De Farizeeën en Nicodémus (Ev.Joh. 7, 50-53) De Heer op de Olijfberg (Ev. Joh. hfdst.8)

Jakob Lorber - Het Grote Johannes Evangelie (deel 6)

«« 171 / 248 »»
[1] Maar toen de knechten weg waren, wendden de Farizeeën zich tot de overste Nicodemus - die een groot wijsgeer was en destijds, toen Ik voor het eerst openlijk in Jeruzalem met de twaalfleerlingen rondliep, 's nachts bij Mij kwam - en zij vroegen hem, wat er volgens de wet aan te doen was.
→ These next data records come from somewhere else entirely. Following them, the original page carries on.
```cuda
template <typename F>
int guarded(cql_handle* ch, F&& f) {
  if (!ch) { g_create_error = "NULL handle"; return 1; }
  struct DeviceScope {
    int prev = -1;
    ~DeviceScope() { if (prev >= 0) cudaSetDevice(prev); }
  } scope;
  try {
    int cur = -1;
    if (cudaGetDevice(&cur) == cudaSuccess && cur != ch->h.cfg.device) scope.prev = cur;
    CQL_CUDA(cudaSetDevice(ch->h.cfg.device));
// ... 856 lines not shown
```

### replay_cql_b200/csrc/engine.cuh

```cuda
#pragma once
#include <vector>
#include <string>
#include "common.cuh"
#include "mlp_simt.cuh"
#include "dp_peer.cuh"
#include <nvtx3/nvToolsExt.h>

namespace cql {

constexpr int N_NOISE_PARTS = 8;

struct StepInfo {
  double bc1, bc2_sqrt;
  long long step;
};

struct NvtxRange {
  explicit NvtxRange(const char* name) { nvtxRangePushA(name); }
  ~NvtxRange() { nvtxRangePop(); }
  NvtxRange(const NvtxRange&) = delete;
  NvtxRange& operator=(const NvtxRange&) = delete;
};

struct MdpSession;
// ... 45 lines not shown
  float* h2C = nullptr;
  float* dQ = nullptr;
  float4* XT = nullptr;
  float* QT = nullptr;
  float4* XP = nullptr;
  float* QP = nullptr;
  float* h2P = nullptr;
  float* dQP = nullptr;
  float4* dXP = nullptr;
  float* dOutA = nullptr;
  float* perb = nullptr;
  float* pairv = nullptr;
  float* loss_sums = nullptr;
  float* actor_part = nullptr;
  float* smallC = nullptr;
  float* smallA = nullptr;
  float* pw2C = nullptr;
  float* pw2A = nullptr;
  int splitsC = 1, splitsA = 1;

  uint8_t* packed_fwd = nullptr;
  size_t packed_net_bytes = 0;
  size_t packed_net_bytes_bwd = 0;
  float* part = nullptr;
  size_t part_floats = 0;
  uint8_t* packed_bwd = nullptr;
  float* small1 = nullptr;
  float* small2 = nullptr;
  float* pw2_tc = nullptr;
  float4* dX_part = nullptr;
  unsigned int* b2_tickets = nullptr;
  int slots1 = 0, splits_tc = 0, tc_slices = 1;
  int last_dx_parts = 0;
  uint8_t* packed_fwd2 = nullptr;
  uint8_t* packed_bwd2 = nullptr;
  size_t packed_net_bytes2 = 0;
  DpPeer dp;
  bool dp_fused = false;
  int* w2max = nullptr;
  int pair_swap_b = 0;

  bool timing = false;
  cudaEvent_t ev[16] = {};

  MdpSession* mdp = nullptr;
  uint8_t* mdp_ring = nullptr;
  std::vector<void*> allocs;

  template <typename T>
  T* dalloc(size_t count) {
    void* p = nullptr;
    CQL_CUDA(cudaMalloc(&p, count * sizeof(T)));
    CQL_CUDA(cudaMemset(p, 0, count * sizeof(T)));
    allocs.push_back(p);
    return reinterpret_cast<T*>(p);
  }
  void free_all() {
    for (void* p : allocs) cudaFree(p);
    allocs.clear();
    if (mdp) { mdp_session_free(mdp); mdp = nullptr; }
    if (mdp_ring) { cudaFreeHost(mdp_ring); mdp_ring = nullptr; }
    if (table) { cudaFree(table); table = nullptr; table_cap = 0; }
    if (metrics_host) { cudaFreeHost(metrics_host); metrics_host = nullptr; }
    if (batch_host) { cudaFreeHost(batch_host); batch_host = nullptr; }
    if (noise_host) { cudaFreeHost(noise_host); noise_host = nullptr; }
    if (own_stream) { cudaStreamDestroy(own_stream); own_stream = nullptr; }
    if (side_stream) { cudaStreamDestroy(side_stream); side_stream = nullptr; }
    if (ev_fork) { cudaEventDestroy(ev_fork); ev_fork = nullptr; }
    if (ev_join) { cudaEventDestroy(ev_join); ev_join = nullptr; }
    for (auto& e : ev) if (e) { cudaEventDestroy(e); e = nullptr; }
  }

// ... 36 lines not shown
```

### replay_cql_b200/csrc/mlp_tc_bwd1.cuh

```cuda
#pragma once
#include "mlp_tc.cuh"
#include "mlp_tc_ts.cuh"

namespace cql {
namespace tc {

struct Bwd1Job {
  const float4* X;
  const float* dOut;
  const float* h2;
  const float* params;
  const uint8_t* packedT;
  float* small1;
  float4* dX_part;
  int rows, n_nets, slots;
  const float* q_part = nullptr;
  int q_parts = 0;
  float dq_scale = 0.f;
};
template <int IN, int OUT>
__device__ __forceinline__ float actor_dq_of(const Bwd1Job& jb, int net_i, int r) {
  constexpr int MAXP = 8;
  int arg = 0;
  float qm = 0.f;
  for (int c = 0; c < jb.n_nets; ++c) {
    float part[MAXP];
#pragma unroll
    for (int p = 0; p < MAXP; ++p)
      if (p < jb.q_parts) part[p] = __ldg(jb.q_part + ((size_t)c * jb.q_parts + p) * jb.rows + r);
    const float bias = __ldg(jb.params + (size_t)c * NET_STRIDE + off_b3(IN, OUT));
    float v = 0.f;
#pragma unroll
    for (int p = 0; p < MAXP; ++p)
      if (p < jb.q_parts) v += part[p];
    const float q = v + bias;
    if (c == 0 || q < qm) { qm = q; arg = c; }
  }
  return net_i == arg ? jb.dq_scale : 0.f;
}
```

[2] Toen zei NICODEMUS tegen hen (Joh. 7,50): 'Jullie hebben je weliswaar zeer geërgerd over de brutale tegenspraak van onze knechten, maar ik moet mezelf openlijk bekennen dat zij beslist gelijk hadden. Want zoek zelf maar eens uit of er een bepaalde wet is waarin staat dat een mens reeds veroordeeld moet worden voor men hem verhoord heeft en gebleken is, wat voor strafbaars hij mogelijkerwijs gedaan heeft! (Joh. 7,51) Ik als schriftgeleerde ken zo'n wet niet; volgens welke wet willen jullie dan iemand al veroordelen nog voor jullie hem gehoord hebben?'
[3] Toen zeiden DE FARIZEEËN: 'Jij bent zeker een van onze belangrijkste schriftgeleerden, dat kan niemand je betwisten, en bent daarom ook overste onder de schriftgeleerden; maar je bent evenwel een Galileeër en dus ook een vriend van deze Galileeër! Maar kijk eens in de Schrift, dan zie je dat er geschreven staat: Uit Galilea komt geen profeet!' (Joh. 7,52)
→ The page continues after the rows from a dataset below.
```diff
@@ -562,20 +624,26 @@
           }
         }
         }
-      }
-      i0 = 0;
-      phase = PH_FLIPS;
-      XSTAMP(sx, 5);
-      continue;
+        }
+      }
+      if (!spec) {
+        i0 = 0;
+        phase = PH_FLIPS;
+        XSTAMP(sx, 5);
+        if (!fall || uni(status) != CHAIN_OK || uni((int)pe.kind) != EV_NONE) continue;
+      }
+    }
+
+    if (phase == PH_FLIPS && (nflips == 0 || i0 >= nflips)) {
+      XSTAMP(sx, 1);
+      phase = PH_SWAP;
+      XSTAMP(sx, 2);
+      if (!fall) continue;
     }
 
     if (phase == PH_FLIPS) {
+      LANE_OPAQUE_ENTRY();
       XSTAMP(sx, 1);
-      if (nflips == 0 || i0 >= nflips) {
-        phase = PH_SWAP;
-        XSTAMP(sx, 2);
-        continue;
-      }
       if (use_table && table_valid) {
         DecideResult dr;
         if (W > 1) {
@@ -744,7 +812,13 @@
       continue;
     }
 
+    if (phase == PH_COMMIT) {
+      commit_sweep();
+      if (!(fall && spec)) continue;
+    }
+
     if (phase == PH_SWAP) {
+      LANE_OPAQUE_ENTRY();
       TSTAMP(sx, 7);
       XSTAMP(sx, 1);
       rng.set_pos(pos);
@@ -760,10 +834,75 @@
       STAMP(4);
       TSTAMP(sx, 3);
       XSTAMP(sx, 7);
-      continue;
+      if (!fall || uni(phase) != PH_TAIL || uni(status) != CHAIN_OK || uni((int)pe.kind) != EV_NONE) continue;
+    }
+
+    if (phase == PH_TAIL) {
+      LANE_OPAQUE_ENTRY();
+      TSTAMP(sx, 7);
+      XSTAMP(sx, 1);
+      k = ch.k;
+      rng.set_pos(pos);
+      if (P.draw_sigma) {
+        int bad = 0;
+        const double DF = (k == 0) ? ch.DF : ((ch.DF - P.prior_df) + P.prior_df);
+        const double SS = (k == 0) ? ch.ss0q : ((M.SS - P.prior_ss) + P.prior_ss);
+        sigsq = uni(d_draw_variance(rng, DF, SS, P.sigma_max, &bad));
+        if (bad) {
+          if (!spec) { status = CHAIN_RNG_BRANCH; break; }
+          spec_status = CHAIN_RNG_BRANCH; after_join = PH_COMMIT; phase = PH_JOIN;
+          continue;
+        }
+      }
+      pos = uni(rng.get_pos());
+      STAMP(5);
+      TSTAMP(sx, 4);
+      if (P.draw_beta && k > 0) {
+        if (!M.pd) {
+          ++failures;
+          if (!spec) { status = CHAIN_NOT_PD; break; }
+          spec_status = CHAIN_NOT_PD; after_join = PH_COMMIT; phase = PH_JOIN;
+          continue;
+        }
+        failures = 0;
+        const double z = draw_normals(rng, k);
+        pos = uni(rng.get_pos());
+        TSTAMP(sx, 5);
+        const double sigma = P.mode ? 1.0 : sqrt(sigsq);
+        double y = (lane < k) ? ch.w[lane] + sigma * z : 0.0;
+        const double rdm = (lane < k) ? ch.rdv[lane] : 0.0;
+#pragma nounroll
+        for (int ib = (k - 1) >> 3; ib >= 0; --ib) {
+          double lr[8];
+          const int base = bidx(ib * 8, lane < ib * 8 + 8 ? lane : 0);
+#pragma unroll
+          for (int t = 0; t < 8; ++t) lr[t] = ch.Lv[base + t * 8];
+#pragma unroll
+          for (int t = 7; t >= 0; --t) {
+            const int i = ib * 8 + t;
+            if (i < k) {
+              const double xi = bcast_u(y * rdm, i);
+              if (lane == i) y = xi;
+              else if (lane < i) y -= lr[t] * xi;
+            }
+          }
+        }
+        beta_m = y;
+        beta_valid = true;
+        TSTAMP(sx, 6);
+      } else if (P.draw_beta) {
+        beta_valid = true;
+      }
+      STAMP(6);
+      XSTAMP(sx, 7);
+      after_join = PH_COMMIT;
+      if (W == 2 && !MLVS && spec && lane == 0) ((AS_LDS uint64_t *)(ctl + CT_NEXT))[0] = pos;
+      phase = spec ? PH_JOIN : PH_COMMIT;
+      if (!(fall && spec)) continue;
     }
 
     if (phase == PH_JOIN) {
+      LANE_OPAQUE_ENTRY();
       MSTAMP(sx, 7);
       XSTAMP(sx, 1);
       __syncthreads();
@@ -772,13 +911,15 @@
       spec = false;
       i0 = uni((int)ctl[CT_I0]);
       const lds_f64 *sl = ctl + CT_SLOT0 + CT_SLOT_STRIDE * 1;
+      bool commit_now = false;
       if ((int)sl[SL_F] < 0) {
         ACC_MIN(sl[SL_MARGIN]);
         ACC_ADD(ACC_PROPOSALS, nflips - i0);
         status = spec_status;
         phase = after_join;
         if (after_join == PH_COMMIT && status == CHAIN_OK) {
-          commit_pending = true;
+          commit_now = join_commit;
+          commit_pending = !join_commit;
           phase = PH_BEGIN;
         }
       } else {
@@ -797,119 +938,8 @@
       }
       STAMP(3);
       XSTAMP(sx, 0);
-      continue;
-    }
-
-    if (phase == PH_COMMIT) {
-      TSTAMP(sx, 7);
-      XSTAMP(sx, 1);
-      k = ch.k;
-      gprev = (lane < k) ? (int)ch.g[lane] : 0;
-      kprev = k;
-      kmax = k > kmax ? k : kmax;
-      {
-        const int gnow = (lane < k) ? gprev : -1;
-        const int gold = sum_g[lane];
-        if (__any(gnow != gold)) {
-          const int n_old = sum_n[lane];
-          if (gold >= 0 && n_old) {
-            const size_t o = (size_t)chain * p + gold;
-            const unsigned c0 = P.inc_count[o];
-            const double b0 = P.beta_sum[o], q0 = P.beta_sumsq[o];
-            P.inc_count[o] = c0 + (unsigned)n_old;
-            P.beta_sum[o] = b0 + sum_b[lane];
-            P.beta_sumsq[o] = q0 + sum_b2[lane];
-          }
-          sum_g[lane] = gnow; sum_n[lane] = 0; sum_b[lane] = 0.0; sum_b2[lane] = 0.0;
-        }
-        if (lane < k) {
-          sum_n[lane] += 1;
-          if (beta_valid) { sum_b[lane] += beta_m; sum_b2[lane] += beta_m * beta_m; }
-        }
-      }
-      ACC_ADD(ACC_SIGSQ, sigsq);
-      ACC_ADD(ACC_SIGSQ2, sigsq * sigsq);
-      ACC_ADD(ACC_K, k);
-      if (P.trace_sigsq && trace_at + sweep < P.trace_stride) {
-        const size_t o = (size_t)chain * P.trace_stride + trace_at + sweep;
-        if (lane == 0) {
-          P.trace_sigsq[o] = sigsq;
-          P.trace_logp[o] = M.logp;
-          P.trace_k[o] = (double)k;
-        }
-        if (P.rec_idx && lane < k) {
-          P.rec_idx[o * P.rec_cap + lane] = (uint16_t)gprev;
-          P.rec_beta[o * P.rec_cap + lane] = beta_valid ? beta_m : 0.0;
-        }
-      }
-      ++done;
-      ++sweep;
-      commit_pending = false;
-      phase = spec ? PH_SWAP : PH_BEGIN;
-      TSTAMP(sx, 0);
-      XSTAMP(sx, 7);
-      continue;
-    }
-
-    TSTAMP(sx, 7);
-    XSTAMP(sx, 1);
-    k = ch.k;
-    rng.set_pos(pos);
-    if (P.draw_sigma) {
-      int bad = 0;
-      const double DF = (k == 0) ? ch.DF : ((ch.DF - P.prior_df) + P.prior_df);
-      const double SS = (k == 0) ? ch.ss0q : ((M.SS - P.prior_ss) + P.prior_ss);
-      sigsq = uni(d_draw_variance(rng, DF, SS, P.sigma_max, &bad));
-      if (bad) {
-        if (!spec) { status = CHAIN_RNG_BRANCH; break; }
-        spec_status = CHAIN_RNG_BRANCH; after_join = PH_COMMIT; phase = PH_JOIN;
-        continue;
-      }
-    }
-    pos = uni(rng.get_pos());
-    STAMP(5);
-    TSTAMP(sx, 4);
-    if (P.draw_beta && k > 0) {
-      if (!M.pd) {
-        ++failures;
-        if (!spec) { status = CHAIN_NOT_PD; break; }
-        spec_status = CHAIN_NOT_PD; after_join = PH_COMMIT; phase = PH_JOIN;
-        continue;
-      }
-      failures = 0;
-      const double z = draw_normals(rng, k);
-      pos = uni(rng.get_pos());
-      TSTAMP(sx, 5);
-      const double sigma = P.mode ? 1.0 : sqrt(sigsq);
-      double y = (lane < k) ? ch.w[lane] + sigma * z : 0.0;
-      const double rdm = (lane < k) ? ch.rdv[lane] : 0.0;
-#pragma nounroll
-      for (int ib = (k - 1) >> 3; ib >= 0; --ib) {
-        double lr[8];
-        const int base = bidx(ib * 8, lane < ib * 8 + 8 ? lane : 0);
-#pragma unroll
-        for (int t = 0; t < 8; ++t) lr[t] = ch.Lv[base + t * 8];
-#pragma unroll
-        for (int t = 7; t >= 0; --t) {
-          const int i = ib * 8 + t;
-          if (i < k) {
-            const double xi = bcast_u(y * rdm, i);
-            if (lane == i) y = xi;
-            else if (lane < i) y -= lr[t] * xi;
-          }
-        }
-      }
-      beta_m = y;
-      beta_valid = true;
-      TSTAMP(sx, 6);
-    } else if (P.draw_beta) {
-      beta_valid = true;
-    }
-    STAMP(6);
-    XSTAMP(sx, 7);
-    after_join = PH_COMMIT;
-    if (W == 2 && !MLVS && spec && lane == 0) ((AS_LDS uint64_t *)(ctl + CT_NEXT))[0] = pos;
-    phase = spec ? PH_JOIN : PH_COMMIT;
+      if (commit_now) commit_sweep();
+    }
   }
 
   PSTAMP(5);
diff --git a/include/boom_amd.h b/include/boom_amd.h
--- a/include/boom_amd.h
+++ b/include/boom_amd.h
@@ -78,6 +78,7 @@
 int ba_set_tuning(ba_engine *e, int32_t waves_per_chain, int32_t walk_policy,
                   int32_t kcap_start);
 int ba_set_rebuild_policy(ba_engine *e, int32_t policy);
+int ba_set_phase_policy(ba_engine *e, int32_t policy);
 int ba_set_slot_limit(ba_engine *e, int32_t uniforms);
 
 int ba_set_state(ba_engine *e, int64_t chain, const uint8_t *gamma,
```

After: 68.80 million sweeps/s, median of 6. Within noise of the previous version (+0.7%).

[4] NICODEMUS zei glimlachend: 'Hoewel dat waar is, en jullie mij niet op de Schrift hoeven te wijzen, omdat ik die echt van begin tot eind beter ken dan jullie allen bij elkaar, wijs ik jullie op iets anders, en wel op het besnijdingsverslag uit de jaren van de eerste volksregistratie van keizer Augustus, en daar zullen jullie ontdekken dat deze huidige Galileeër niet in Galilea, maar in Bethlehem, de oude stad van David, geboren is, en dat zijn beide ouders in rechte lijn afstammen van David!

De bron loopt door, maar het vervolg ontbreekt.